After selecting HEK-293 cells that express MTmProVII-GFP variants, these cells were co-transfected with the DNA construct for the WTmProVII-RFP. After transfection, these cells were cultured in the presence of 4 µg/ml blasticidin and 100 µg/ml hygromycin to select a subpopulation of double-transfected cells expressing both MTmProVII-GFP and WTmProVII-RFP variants. Hygromycin/blasticidin-resistant clones were individually collected and observed under an inverted fluorescence microscope equipped with specific set of optical filters. The GFP/RFP-positive clones were selected and analyzed by Western blot for secretion of mProVII chains tagged with GFP or RFP as described above. In these assays, in addition to the anti-mouse procollagen VII polyclonal antibodies and anti-GFP monoclonal antibody (Santa Cruz Biotechnology), the anti-RFP polyclonal antibodies (Clontech Laboratories, Inc.) were employed. In addition to cells co-expressing the mProVII-GFP and mProVII-RFP variants, cells expressing only one specific variant were also selected.
To analyze whether the MTmProVII-GFP chains co-assembled together with the WTmProVII-RFP chains to form heterogeneous WT/MTmProVII-RFP-GFP molecules, we employed immunoprecipitation assays. After reaching confluency, selected cells coexpressing GFP-tagged and RFP-tagged mProVII chains were cultured in serum-free media in the presence of 40 µg/ml of L-ascorbic acid phosphate magnesium salt, as described [18; 19]. Medium was collected every 24 h for six days. Each day proteins secreted to the media were precipitated with ammonium sulfate added to the final concentration of 300 mg/ml, and then the precipitated proteins were collected by centrifugation.
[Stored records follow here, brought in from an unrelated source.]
@@ -912,6 +910,43 @@
   const int qi = blockIdx.x;
   char *wsm = smem + WaveLds::OFF_ENT;
 
+  const int sl_cnt = a.sl_cnt[qi];
+  const float *thr = a.thr + (int64_t)qi * RESCORE_THR_STRIDE;
+  const int32_t *rcnt = reinterpret_cast<const int32_t *>(thr) + RESCORE_NUM_THR;
+  const float t_cap = thr[RESCORE_NUM_THR - 1];
+  const WindowSurvivor *sv = a.surv ? a.surv + (int64_t)qi * WINDOW_LIST_STRIDE : nullptr;
+  WindowListHeader hdr;
+  hdr.count = 0;
+  hdr.tau_ub = INFINITY;
+  hdr.n_cand = 0;
+  hdr.n_prev = 0;
+  WindowSurvivor first;
+  first.lo = INFINITY;
+  first.slot = 0;
+  first.ks = -1;
+  first.pos = 0;
+  if (sv) {
+    hdr = *reinterpret_cast<const WindowListHeader *>(sv);
+    first = sv[1 + lane];
+  }
+  {
+    const float4 *src = reinterpret_cast<const float4 *>(a.q.desc + (int64_t)qi * DS);
+    float4 *dst = reinterpret_cast<float4 *>(smem + WaveLds::OFF_QF32);
+    float4 x[5];
+#pragma unroll
+    for (int i = 0; i < 5; i++) x[i] = (lane + 64 * i < DS / 4) ? src[lane + 64 * i] : float4{0.f, 0.f, 0.f, 0.f};
+    const double kn = lane < NS ? a.q.norm[(int64_t)qi * NS + lane] : 0.0;
+    const double kv = lane < NS ? a.q.vkey[(int64_t)qi * NS + lane] : 0.0;
+#pragma unroll
+    for (int i = 0; i < 5; i++)
+      if (lane + 64 * i < DS / 4) dst[lane + 64 * i] = x[i];
+    if (lane < NS) {
+      reinterpret_cast<double *>(smem + WaveLds::OFF_QN1)[lane] = kn;
+      reinterpret_cast<double *>(smem + WaveLds::OFF_QV1)[lane] = kv;
+    }
+    wave_lds_fence();
+  }
+
   int64_t n_elig = a.n_eligible;
   if (a.q_elig) {
     const int64_t e = a.q_elig[qi];
@@ -941,9 +976,8 @@
     return t < tau_init ? t : tau_init;
   };
   double tau = kth_of(ld);
-  bool query_loaded = false;
   unsigned n_exact = 0, n_looked = 0, n_aligned = 0, n_shifts = 0, n_tail = 0;
-  unsigned nl_lane = 0, n_windowed = 0;
+  unsigned n_listed = 0, n_windowed = 0;
   bool walked_tail = false;
 
 #ifdef RSX_EXPERIMENTS
@@ -951,7 +985,7 @@
 #else
   constexpr bool timing = false;
 #endif
-  long long tacc[9] = {0, 0, 0, 0, 0, 0, 0, 0, 0};
+  long long tacc[6] = {0, 0, 0, 0, 0, 0};
   long long t_mark = timing ? clock64() : 0;
   const long long t_begin = t_mark;
   auto lap = [&](int slot_) {
@@ -973,25 +1007,6 @@
       const unsigned m7 = ((unsigned)ksm >> 8) & 0x7fu;
       if (m7) tmask = m7;
     }
-    if (!query_loaded) {
-      const float4 *src = reinterpret_cast<const float4 *>(a.q.desc + (int64_t)qi * DS);
-      float4 *dst = reinterpret_cast<float4 *>(smem + WaveLds::OFF_QF32);
-      float4 x[5];
-#pragma unroll
-      for (int i = 0; i < 5; i++) x[i] = (lane + 64 * i < DS / 4) ? src[lane + 64 * i] : float4{0.f, 0.f, 0.f, 0.f};
-      const double kn = lane < NS ? a.q.norm[(int64_t)qi * NS + lane] : 0.0;
-      const double kv = lane < NS ? a.q.vkey[(int64_t)qi * NS + lane] : 0.0;
-#pragma unroll
-      for (int i = 0; i < 5; i++)
-        if (lane + 64 * i < DS / 4) dst[lane + 64 * i] = x[i];
-      if (lane < NS) {
-        reinterpret_cast<double *>(smem + WaveLds::OFF_QN1)[lane] = kn;
-        reinterpret_cast<double *>(smem + WaveLds::OFF_QV1)[lane] = kv;
-      }
-      query_loaded = true;
-      wave_lds_fence();
-      lap(0);
-    }
     if (ks < 0) {
       ks = align_exact<SO>(reinterpret_cast<const double *>(smem + WaveLds::OFF_QV1), wsm, lane, er.v);
       n_aligned++;
@@ -1013,11 +1028,7 @@
     }
   };
 
-  const int sl_cnt = a.sl_cnt[qi];
   const RescoreEntry *sl = a.slist + (int64_t)qi * RESCORE_SHORTLIST_CAP;
-  const float *thr = a.thr + (int64_t)qi * RESCORE_THR_STRIDE;
-  const int32_t *rcnt = reinterpret_cast<const int32_t *>(thr) + RESCORE_NUM_THR;
-  const float t_cap = thr[RESCORE_NUM_THR - 1];
   const int r_end = a.round_end < RESCORE_NUM_THR ? a.round_end : RESCORE_NUM_THR;
   auto upto = [&](int r) {
     if (r <= 0) return 0;
@@ -1028,109 +1039,36 @@
   if (timing) {
     int keep = i0 + i1;
     asm volatile("" : "+s"(keep));
-    lap(7);
+    asm volatile("s_waitcnt vmcnt(0)" ::: "memory");
+    lap(0);
   }
   bool done = false;
 
   int pos_next = i0;
-  if (a.win && i0 < WINDOW_P && i0 < i1) {
-    const WindowPreview *wp = a.win + (int64_t)qi * WINDOW_P;
+  if (sv && i0 < WINDOW_P && i0 < i1) {
     const int pw = i1 < WINDOW_P ? i1 : WINDOW_P;
-    float lo[RW_CH], ub[RW_CH], flb[RW_CH];
-#pragma unroll
-    for (int j = 0; j < RW_CH; j++) {
-      const int pos = i0 + lane + 64 * j;
-      lo[j] = INFINITY;
-      ub[j] = INFINITY;
-      flb[j] = INFINITY;
-      if (pos < pw) {
-        const RescoreEntry e = sl[pos];
-        const WindowPreview w = wp[pos];
-        const int64_t gidx = a.db.idx_base + (int64_t)e.slot * a.db.idx_stride;
-        if (gidx < n_elig && !((double)e.lb - a.eps > tau)) {
-          flb[j] = e.lb;
-          if (!(w.pv == w.pv)) {
-            lo[j] = -INFINITY;
-          } else {
-            lo[j] = w.pv - WINDOW_MARGIN;
-            if (w.ks >= 0 && w.pv < 3.0e38f) ub[j] = w.pv + WINDOW_MARGIN;
-          }
-        }
-      }
-    }
-    if (timing) {
-      asm volatile("" : "+v"(lo[0]), "+v"(ub[0]));
-      lap(8);
-    }
-    double ud = ld;
-    int ui = li, us = ls;
-    for (int it = 0; it < a.k; it++) {
-      float m = ub[0];
-#pragma unroll
-      for (int j = 1; j < RW_CH; j++) m = fminf(m, ub[j]);
-      const float wm = wave_min_f32(m);
-      if (!((double)wm < __shfl(ud, a.k - 1))) break;
-      const unsigned long long bal = __ballot(m == wm);
-      const int src = __ffsll((long long)bal) - 1;
-      if (lane == src) {
-        bool gone = false;
-#pragma unroll
-        for (int j = 0; j < RW_CH; j++)
-          if (!gone && ub[j] == wm) {
-            ub[j] = INFINITY;
-            gone = true;
-          }
-      }
-      topk_insert(ud, ui, us, lane, a.k, (double)wm, 0x40000000 + it, 0);
-    }
-    const double tau_ub = kth_of(ud);
-    lap(1);
-#pragma unroll
-    for (int j = 0; j < RW_CH; j++)
-      if ((double)flb[j] - a.eps > tau_ub) lo[j] = INFINITY;
-#pragma unroll
-    for (int j = 0; j < RW_CH; j++) {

Subsequently, protein pellets collected over a six-day period were combined, resuspended and dialyzed against Tris-HCl buffer, pH 7.4, that included 0.4 M NaCl, 25 mM EDTA, and 0.02% NaN3. Dialyzed proteins were concentrated by ultrafiltration on an YM-100 membrane (Millipore).
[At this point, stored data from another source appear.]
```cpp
#define TAMCMC_INFO_ENGINE 0
#define TAMCMC_INFO_NVARS 1
#define TAMCMC_INFO_NPARAMS 2
#define TAMCMC_INFO_NCHAINS 3
#define TAMCMC_INFO_ADAPT_IN_LDS 4
#define TAMCMC_INFO_FUSED_AVAILABLE 5
#define TAMCMC_INFO_CHAIN_GROUPS 6
#define TAMCMC_INFO_ITER_FUSED 7
#define TAMCMC_INFO_ITER_LOCKSTEP 8
#define TAMCMC_INFO_FUSED_STRETCHES 9
#define TAMCMC_INFO_QUICK_FALLBACKS 10
#define TAMCMC_INFO_QUICK_SURE 11
#define TAMCMC_INFO_ITER_JOINT 12
#define TAMCMC_INFO_ITER_WINDOW 13
#define TAMCMC_SAMPLER_INFO_N 14
int tamcmc_sampler_get_info(const tamcmc_sampler *s, int64_t *info, int32_t n);

int tamcmc_sampler_run(tamcmc_sampler *s, int64_t n_iter, double *samples, double *stats);
int tamcmc_sampler_run_packed(tamcmc_sampler *const *s, int32_t S, int64_t n_iter, double *const *samples, double *const *stats);

int tamcmc_sampler_draws(const tamcmc_sampler *s, int64_t iteration, double *z, double *u_accept, double *u_swap, int32_t *ind_A);

int tamcmc_sampler_get_state(const tamcmc_sampler *s, double *vars, double *logL, double *logPrior, double *logPost,
                             double *Pmove, double *sigma, int64_t *counters);
int tamcmc_sampler_get_gradient(const tamcmc_sampler *s, double *grad, double *grad_prior, int32_t *valid);
int tamcmc_sampler_get_last_test(const tamcmc_sampler *s, double *vars_prop, double *stats_prop, double *lq, double *grad_prop);
int tamcmc_sampler_get_tables(const tamcmc_sampler *s, int32_t *shape, void *rows, int32_t *nrows, double *noise, int32_t *nharvey,
                              int32_t *nnoise, int32_t *status, int32_t *written, double *logprior, double *params);
int tamcmc_sampler_get_move_counts(const tamcmc_sampler *s, int64_t *moves);
int tamcmc_sampler_get_proposal(const tamcmc_sampler *s, int32_t m, double *mu, double *covarmat);
int tamcmc_sampler_set_proposal(tamcmc_sampler *s, int32_t m, const double *mu, const double *covarmat, double sigma);
int tamcmc_sampler_seed_proposal_fisher(tamcmc_sampler *s, double hstep_rel, double *F );
int tamcmc_fisher_seed_covariance(int32_t Nvars, const double *F, const double *errors, double *cov);
int tamcmc_sampler_set_state(tamcmc_sampler *s, const double *vars, int64_t iteration);

int tamcmc_outputs_write_restore(const char *root, int32_t Nchains, int32_t Nvars, int64_t iteration, const char *const *names,
                                 const double *vars, const double *sigmas, const double *mus, const double *covarmats);
int tamcmc_outputs_read_restore(const char *root, int32_t *Nchains, int32_t *Nvars, int64_t *iteration, double *vars, double *sigmas,
// ... 29 lines not shown
```

tamcmc-c_amd/csrc/dev_sampler.h:

```cpp
#pragma once
#include <stdint.h>

#include "../../include/tamcmc_hip.h"
#if defined(__HIPCC__)
#include "dev_unpack.h"
#endif

#define TAMCMC_MAX_CHAINS 64

namespace tamcmc {

#if defined(__HIPCC__)
struct DevSamplerArgs {
    ModelDesc desc;
    int C, Nv, ntiles, chol_in_lds;
#ifdef TAMCMC_PROBE
    int probe = 0;
#endif
    int swap_rule;
    long pl;
    long dN_mixing;
    uint64_t seed;
    double c0, epsilon1, epsi2, A1, target_acceptance;
    const int *index_to_relax;
// ... 28 lines not shown
    int swap_rule = 0;
    int use_drift = 0;
    double delta = 0, fd_step_rel = 1e-7;
};

class DevSampler {
    struct Impl;
    Impl *impl;

  public:
    DevSampler();
    ~DevSampler();
    DevSampler(const DevSampler &) = delete;
    DevSampler &operator=(const DevSampler &) = delete;
    int init(tamcmc_hip_ctx *ctx, const DevSamplerInit &in);
    int upload_state(const double *vars, const double *params, const double *logL, const double *logPr,
                     const double *logPost, const double *init_logL);
    int upload_proposal(int m, const double *L_rowmajor, const double *cov, const double *mu, double sigma);
    int download_state(double *vars, double *params, double *logL, double *logPr, double *logPost, double *Pmove,
                       int *moved, long *counters, long *moves_per_chain = nullptr);
    int download_proposal(int m, double *cov, double *mu, double *sigma);
    int download_gradient(double *grad, double *grad_prior);
    int download_last_proposal(double *vars_prop, double *grad_prop);
    void info(long out[13]) const;
    int download_tables(int32_t shape[4], tamcmc_multiplet *rows, int32_t *nrows, double *noise, int32_t *nharvey, int32_t *nnoise,
                        int32_t *status, int32_t *written, double *logPr, double *params);
    int run(long it0, long n_iter, const char *learn, double *samples, double *stats);
    int run_mala(long it0, long n_iter, const char *learn, double *samples, double *stats);
};

}
```

tamcmc-c_amd/csrc/dev_sampler.hip:

```cpp
#include <hip/hip_runtime.h>

#include <atomic>
#include <chrono>
#include <hip/hip_ext.h>

#include <cmath>
#include <cstdio>
#include <cstdlib>
#include <cstring>
#include <algorithm>
#include <type_traits>
#include <utility>
#include <vector>

#include "ctx.h"
#include "rgb_prestep.h"
#include "rgb_front.h"
#include "dev_sampler.h"
#include "kernels.h"
#include "loglike_tile.h"
#include "dev_unpack.h"
#include "fd_batch.h"
#include "mode_tables.h"
#include "rng.h"
// ... 9 lines not shown

}


struct DevSampler::Impl {
    tamcmc_hip_ctx *ctx = nullptr;
    DevSamplerArgs a{};
    std::vector<void *> allocs;
    hipEvent_t ev[64][2];
    int n_ev = 0;
    bool poly_ready = false;
    double *adapt_scratch = nullptr;
    size_t smp_cap = 0, stat_cap = 0;
    size_t lds_base = 0, lds_adapt = 0;
    int parity = 0;
    FusedArgs f{};
    unsigned char *d_argcopy = nullptr;
    std::vector<unsigned char> h_argcopy;
    bool use_drift = false;
    double delta = 0, fd_step_rel = 1e-7;
    FdBatch fd;
    DevBuf<unsigned char> fd_block;
    DevBuf<double> fd_part, fd_S, fd_model, fd_bg;
    DevBuf<double> fused_bg, fused_part, fused_psum;
    MalaArgs mala{};
    bool grad_valid = false;
    int prior_class = 0, model_id = 0;
    std::vector<double> h_priors, h_extra;
    std::vector<int32_t> h_idx, h_sw;
    long armed_it = -1;
    int armed_q = 0;
    long it_fused = 0, it_lockstep = 0;
    long n_stretch = 0;
    long it_joint = 0, it_window = 0;
    int mala_chol_lds = -1;
    int last_scheme = 0, last_prop_parity = 0;

    hipEvent_t gev[8][2];
    int n_gev = 0;
    bool rgb = false;
    int rgb_bmax = 0;
    bool fused_ok = false;
    int fused_mode = -1, fused_K = 0;
    int tile_rot = 0;
    std::vector<int32_t> h_plength;
    int G = 1;
    hipStream_t gst[4] = {nullptr, nullptr, nullptr, nullptr};
// ... 44 lines not shown
        (void)hipStreamSynchronize(impl->ctx->stream);
        for (int g = 1; g < 4; g++) if (impl->gst[g]) (void)hipStreamSynchronize(impl->gst[g]);
    }
#ifdef TAMCMC_PROBE
    if (impl->a.counters && getenv("TAMCMC_PROBE_STEP")) {
        long h[40];
        (void)hipMemcpy(h, impl->a.counters + 8 + impl->a.C, sizeof h, hipMemcpyDeviceToHost);
        if (h[35] > 0) fprintf(stderr, "build_multiplet, row 20 (us): decode + widths/heights %.2f | window %.2f | m loop %.2f\n", 0.01 * h[32] / h[35], 0.01 * h[33] / h[35], 0.01 * h[34] / h[35]);
        for (int r = 0; r < 4; r++)
            if (h[8 * r + 3] > 0)
                fprintf(stderr, "candidate role %d of slot 2 (us): decide %.2f | vectors + L z %.2f | role %.2f  [inside: %.2f | %.2f]  (%ld launches)\n", r,
                        0.01 * h[8 * r] / h[8 * r + 3], 0.01 * h[8 * r + 1] / h[8 * r + 3], 0.01 * h[8 * r + 2] / h[8 * r + 3],
                        0.01 * h[8 * r + 4] / h[8 * r + 3], 0.01 * h[8 * r + 5] / h[8 * r + 3], h[8 * r + 3]);
    }
    if (impl->a.counters && getenv("TAMCMC_PROBE_ADAPT")) {
        long h[8];
        (void)hipMemcpy(h, impl->a.counters, sizeof h, hipMemcpyDeviceToHost);
        if (h[7] > 0)
            fprintf(stderr, "Cholesky panels of chain 0 (us per panel): columns below %.2f | next panel's columns %.2f | next diagonal block beside the rest of the trailing update %.2f  (%ld panels)\n",
                    0.01 * h[4] / h[7], 0.01 * h[5] / h[7], 0.01 * h[6] / h[7], h[7]);
    }
#endif
    for (void *p : impl->allocs) (void)hipFree(p);
    impl->fd_block.release(); impl->fd_part.release(); impl->fd_S.release(); impl->fd_model.release(); impl->fd_bg.release(); impl->fused_bg.release(); impl->fused_part.release(); impl->fused_psum.release();
    if (impl->h_pack) (void)hipHostFree(impl->h_pack);
    for (int i = 0; i < impl->n_ev; i++) { (void)hipEventDestroy(impl->ev[i][0]); (void)hipEventDestroy(impl->ev[i][1]); }
    for (int i = 0; i < impl->n_gev; i++) { (void)hipEventDestroy(impl->gev[i][0]); (void)hipEventDestroy(impl->gev[i][1]); }
    if (impl->ev_made) {
        (void)hipEventDestroy(impl->ev_fork);
        for (int g = 0; g < 4; g++) { (void)hipEventDestroy(impl->ev_kb[g]); (void)hipEventDestroy(impl->ev_ki[g]); (void)hipEventDestroy(impl->ev_join[g]); }
        for (int g = 1; g < 4; g++) if (impl->gst[g]) (void)hipStreamDestroy(impl->gst[g]);
    }
    delete impl;
}

#define DCHK(call)                                                                   \
    do {                                                                             \
        hipError_t e_ = (call);                                                      \
        if (e_ != hipSuccess) {                                                      \
            c->err = std::string(#call) + ": " + hipGetErrorString(e_);              \
            return TAMCMC_ERR_HIP;                                                   \
        }                                                                            \
    } while (0)

template <typename T>
static hipError_t up(T *dst, const T *src, size_t n, hipStream_t st) {
    return hipMemcpyAsync(dst, src, n * sizeof(T), hipMemcpyHostToDevice, st);
// ... 87 lines not shown
        I.gst[0] = st;
        for (int g = 1; g < G; g++) DCHK(hipStreamCreateWithFlags(&I.gst[g], hipStreamNonBlocking));
        DCHK(hipEventCreateWithFlags(&I.ev_fork, hipEventDisableTiming));
        for (int g = 0; g < 4; g++) {
            DCHK(hipEventCreateWithFlags(&I.ev_kb[g], hipEventDisableTiming));
            DCHK(hipEventCreateWithFlags(&I.ev_ki[g], hipEventDisableTiming));
            DCHK(hipEventCreateWithFlags(&I.ev_join[g], hipEventDisableTiming));
        }
        I.ev_made = true;
    }
    {
        FusedArgs &f = I.f;
        f.NS = 2 * in.C + 8;
        {
            const int h = (int)(((long)in.C * 1) / 2);
            f.xsplit = (I.G == 2 && h >= 3 && in.C - h >= 3) ? h : in.C;
        }
        const size_t NS = (size_t)f.NS;
        DCHK(I.dalloc(&f.cand_vars, 3 * NS * Nv)); DCHK(I.dalloc(&f.cand_params, 3 * NS * Np)); DCHK(I.dalloc(&f.cand_logPr, 6 * NS));
        DCHK(I.dalloc(&f.cand_stP, 6 * NS)); DCHK(I.dalloc(&f.cand_stR, 3 * NS)); DCHK(I.dalloc(&f.cand_rej, 3 * NS));
        DCHK(I.dalloc(&f.mults, 3 * NS * (size_t)a.desc.per + 1)); DCHK(I.dalloc(&f.pairs, 6 * NS)); DCHK(I.dalloc(&f.nh, 3 * NS)); DCHK(I.dalloc(&f.nn, 3 * NS));
        DCHK(I.dalloc(&f.noise, 3 * NS * (size_t)a.desc.stride));
        DCHK(I.dalloc(&f.slot, 2 * C)); DCHK(I.dalloc(&f.prop_logPr, 2 * C)); DCHK(I.dalloc(&f.prop_st, 2 * C)); DCHK(I.dalloc(&f.quick, 2 * C * QN)); DCHK(I.dalloc(&f.lz, 2 * C * Nv));
        DCHK(I.dalloc(&f.qcount, 2));
        DCHK(hipMemsetAsync(f.qcount, 0, 2 * sizeof(unsigned long long), st));
        f.qmargin = 1e-11;
        DCHK(hipMemsetAsync(f.nn, 0, 3 * NS * sizeof(int), st));
        DCHK(hipMemsetAsync(f.cand_stP, 0, 6 * NS * sizeof(int), st));
        DCHK(hipMemsetAsync(f.cand_rej, 0, 3 * NS * sizeof(int), st));
        DCHK(hipMemsetAsync(f.cand_stR, 0, 3 * NS * sizeof(int), st));
        f.part = nullptr;
        f.psum = nullptr;
        f.bg = nullptr;
        const size_t role_lds = (Np + 2 * Nv + 1) * sizeof(double) + unpack_lds_bytes() + 32;
        I.fused_ok = !I.rgb && role_lds <= sizeof(tile::TileLds<tile::M_FAST_DIRECT, 64>);
    }
    DCHK(hipStreamSynchronize(st));
    return TAMCMC_OK;
}

int DevSampler::download_gradient(double *grad, double *grad_prior) {
    Impl &I = *impl;
    tamcmc_hip_ctx *c = I.ctx;
    if (!I.use_drift || !I.a.grad_cur || !I.grad_valid) return TAMCMC_ERR_BAD_ARG;
    DCHK(hipSetDevice(c->device));
    const size_t n = (size_t)I.a.C * I.a.Nv;
    DCHK(hipStreamSynchronize(c->stream));
    if (grad) DCHK(hipMemcpy(grad, I.a.grad_cur + (size_t)I.parity * n, n * sizeof(double), hipMemcpyDeviceToHost));
    if (grad_prior) DCHK(hipMemcpy(grad_prior, I.a.gradP_cur + (size_t)I.parity * n, n * sizeof(double), hipMemcpyDeviceToHost));
    return TAMCMC_OK;
}

int DevSampler::download_last_proposal(double *vars_prop, double *grad_prop) {
    Impl &I = *impl;
    tamcmc_hip_ctx *c = I.ctx;
// ... 23 lines not shown
    std::vector<int32_t> pairs(2 * n), st(n), nn(n), rej(n, 0);
    std::vector<double> lp(fused ? 2 * n : n);
    auto get = [](void *dst, const void *src, size_t bytes) { return bytes ? hipMemcpy(dst, src, bytes, hipMemcpyDeviceToHost) : hipSuccess; };
    DCHK(get(pairs.data(), fused ? f.pairs : a.pairs, 2 * n * 4));
    DCHK(get(nn.data(), fused ? f.nn : a.nn, n * 4));
    DCHK(get(st.data(), fused ? f.cand_stR : a.status_prop + Q * C, n * 4));
    DCHK(get(lp.data(), fused ? f.cand_logPr : a.logPr_prop + Q * C, lp.size() * 8));
    if (fused) DCHK(get(rej.data(), f.cand_rej, n * 4));
    if (rows) DCHK(get(rows, fused ? f.mults : a.mults, n * per * sizeof(tamcmc_multiplet)));
    if (noise) DCHK(get(noise, fused ? f.noise : a.noise, n * stride * 8));
    if (nharvey) DCHK(get(nharvey, fused ? f.nh : a.nh, n * 4));
    if (params) DCHK(get(params, fused ? f.cand_params : a.params_prop + Q * C * Np, n * Np * 8));
    for (size_t s = 0; s < n; s++) {
        const bool w = !fused || nn[s] != 0 || st[s] != TAMCMC_OK;
        if (written) written[s] = w ? 1 : 0;
        if (nrows) nrows[s] = w ? pairs[2 * s + 1] - pairs[2 * s] : 0;
        if (nnoise) nnoise[s] = nn[s];
        if (status) status[s] = st[s];
        if (logPr) logPr[s] = fused ? (rej[s] ? -INFINITY : lp[2 * s] + lp[2 * s + 1]) : lp[s];
    }
    return TAMCMC_OK;
}
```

To specifically detect WT/MTmProVII-RFP-GFP heterogeneous molecules protein samples were incubated with anti-GFP antibody in the presence of 1% bovine serum albumin (BSA; Sigma-Aldrich) and 0.05% Tween-20 for 1 h at room temperature. After that time, the samples were incubated for 1 h at room temperature with Protein-G conjugated to magnetic beads (New England Biolabs, Inc.). Unbound material was removed by washing the beads extensively with a Tris-HCl buffer, pH 7.4, supplemented with 0.1 M NaCl and 0.05% Tween-20. Pellets consisting of magnetic beads with mProVII variants bound via anti-GFP antibodies were boiled in the protein loading buffer. Subsequently, proteins were electrophoresed in 7.5% polyacrylamide gels followed by electroblotting to nitrocellulose membranes. Protein bands representing WTmProVII-RFP chains were detected with anti-RFP primary antibodies and secondary anti-rabbit IgG antibodies conjugated with horseradish peroxidase (Sigma-Aldrich). Control samples for immunoprecipitation assays included mixtures of the homogeneous MTmProVII-GFP and WTmProVII-RFP molecules, samples of WT/MTmProVII-RFP-GFP heterogeneous molecules to which the anti-GFP antibody was not added, and those containing only the anti-GFP antibody.
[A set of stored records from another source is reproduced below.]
#define MCS_FA_PRIO(P)                                                                            \
    "s_sub_u32 s76, s42, s57\n\t"                                                                 \
    "s_cselect_b32 s76, 0, s76\n\t"                                                               \
    "s_lshl_b32 s76, s76, 1\n\t"                                                                  \
    "s_cmp_gt_u32 s76, s42\n\t"                                                                   \
    "s_cbranch_scc0 " P "p2_%=\n\t"                                                              \
    "s_setprio 3\n\t"                                                                            \
    "s_branch " P "pe_%=\n"                                                                       \
    P "p2_%=:\n\t"                                                                               \
    "s_lshl_b32 s76, s76, 1\n\t"                                                                  \
    "s_cmp_gt_u32 s76, s42\n\t"                                                                   \
    "s_cbranch_scc0 " P "p1_%=\n\t"                                                              \
    "s_setprio 2\n\t"                                                                            \
    "s_branch " P "pe_%=\n"                                                                       \
    P "p1_%=:\n\t"                                                                               \
    "s_lshl_b32 s76, s76, 1\n\t"                                                                  \
    "s_cmp_gt_u32 s76, s42\n\t"                                                                   \
    "s_cbranch_scc0 " P "p0_%=\n\t"                                                              \
    "s_setprio 1\n\t"                                                                            \
    "s_branch " P "pe_%=\n"                                                                       \
    P "p0_%=:\n\t"                                                                               \
    "s_setprio 0\n"                                                                               \
// ... 297 lines not shown
#define MCS_FA_ANYFIT "v_cmp_ne_u32_e32 vcc, 0, v86\n\t"
#define MCS_FA_ANYFIT32 MCS_FA_ANYFIT
#define MCS_FA_ANYFIT16 MCS_FA_ANYFIT
#define MCS_FA_ANYFIT16R MCS_FA_ANYFIT
#define MCS_FA_PICK1 "v_readlane_b32 s51, v86, s50\n\t"
#define MCS_FA_PICK2 "s_ff1_i32_b32 s52, s51\n\t"
#define MCS_FA_PICK132 MCS_FA_PICK1
#define MCS_FA_PICK116 MCS_FA_PICK1
#define MCS_FA_PICK116R MCS_FA_PICK1
#define MCS_FA_PICK232 MCS_FA_PICK2
#define MCS_FA_PICK216 MCS_FA_PICK2
#define MCS_FA_PICK216R MCS_FA_PICK2
#define MCS_FA_ZEROKX                                                                             \
    "v_readlane_b32 s51, v86, s50\n\t"                                                           \
    "s_mov_b32 m0, s47\n\t"                                                                      \
    "s_ff1_i32_b32 s52, s51\n\t"                                                                 \
    "s_lshl3_add_u32 s54, s52, s50\n\t"
#define MCS_FA_ZEROKX32 MCS_FA_ZEROKX
#define MCS_FA_ZEROKX16 MCS_FA_ZEROKX
#define MCS_FA_ZEROKX16R MCS_FA_ZEROKX
#define MCS_FA_GUARD0_                                                                            \
    "s_mov_b32 s78, 0\n\t"                                                                        \
    "s_lshl2_add_u32 s79, s42, 0x100\n\t"
#define MCS_FA_GUARD032 MCS_FA_GUARD0_
#define MCS_FA_GUARD016 MCS_FA_GUARD0_
#define MCS_FA_GUARD016S MCS_FA_GUARD0_
#define MCS_FA_HEAD32 ""
#define MCS_FA_HEAD16 ""
#define MCS_FA_HEAD16S ""
#define MCS_FA_XWAITED_ "s_mov_b32 %[waited], s82\n\t"
#define MCS_FA_XWAITED32 MCS_FA_XWAITED_
#define MCS_FA_XWAITED16 MCS_FA_XWAITED_
#define MCS_FA_XWAITED16S MCS_FA_XWAITED_
#define MCS_FA_POOLMAX32 "64*8"
#define MCS_FA_POOLMAX16 "64*8"
#define MCS_FA_POOLMAX16R "64*8"
#define MCS_FA_NODEIDX                                                                            \
    "v_and_b32 v126, 63, v91\n\t"                                                                \
    "v_lshrrev_b32 v127, 6, v91\n\t"                                                             \
    "v_lshl_add_u32 v126, v126, 2, v127\n\t"
#define MCS_FA_NODEIDX32 MCS_FA_NODEIDX
#define MCS_FA_NODEIDX16 MCS_FA_NODEIDX
#define MCS_FA_NODEIDX16R MCS_FA_NODEIDX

Co-assembly of the GFP and RFP-tagged chains was also investigated by assessing the proximity of the fluorescent tags in HEK-293 cells by microscopic measurements of FRET. Fixed cells were examined with the Leica TCS SPII scanning confocal microscope equipped with a 100x 1.4 HCX PL APO CS oil immersion objective (Leica Microsystems, Heidelberg, Germany). FRET assays employed here were based on the acceptor photobleaching method. According to the basis of this procedure, if two fluorophores, an acceptor (RFP) and a donor (GFP), are positioned in a close enough proximity for FRET to occur, then photobleaching of an acceptor should yield a significant increase in fluorescence of the donor. In our acceptor photobleaching protocol, a selected region of interest (ROI) of a cell was bleached in the RFP channel by scanning the selected ROI 40 times using the 568 nm argon laser line at 100% intensity. Before and after the bleaching, GFP images were collected to assess changes in the donor fluorescence.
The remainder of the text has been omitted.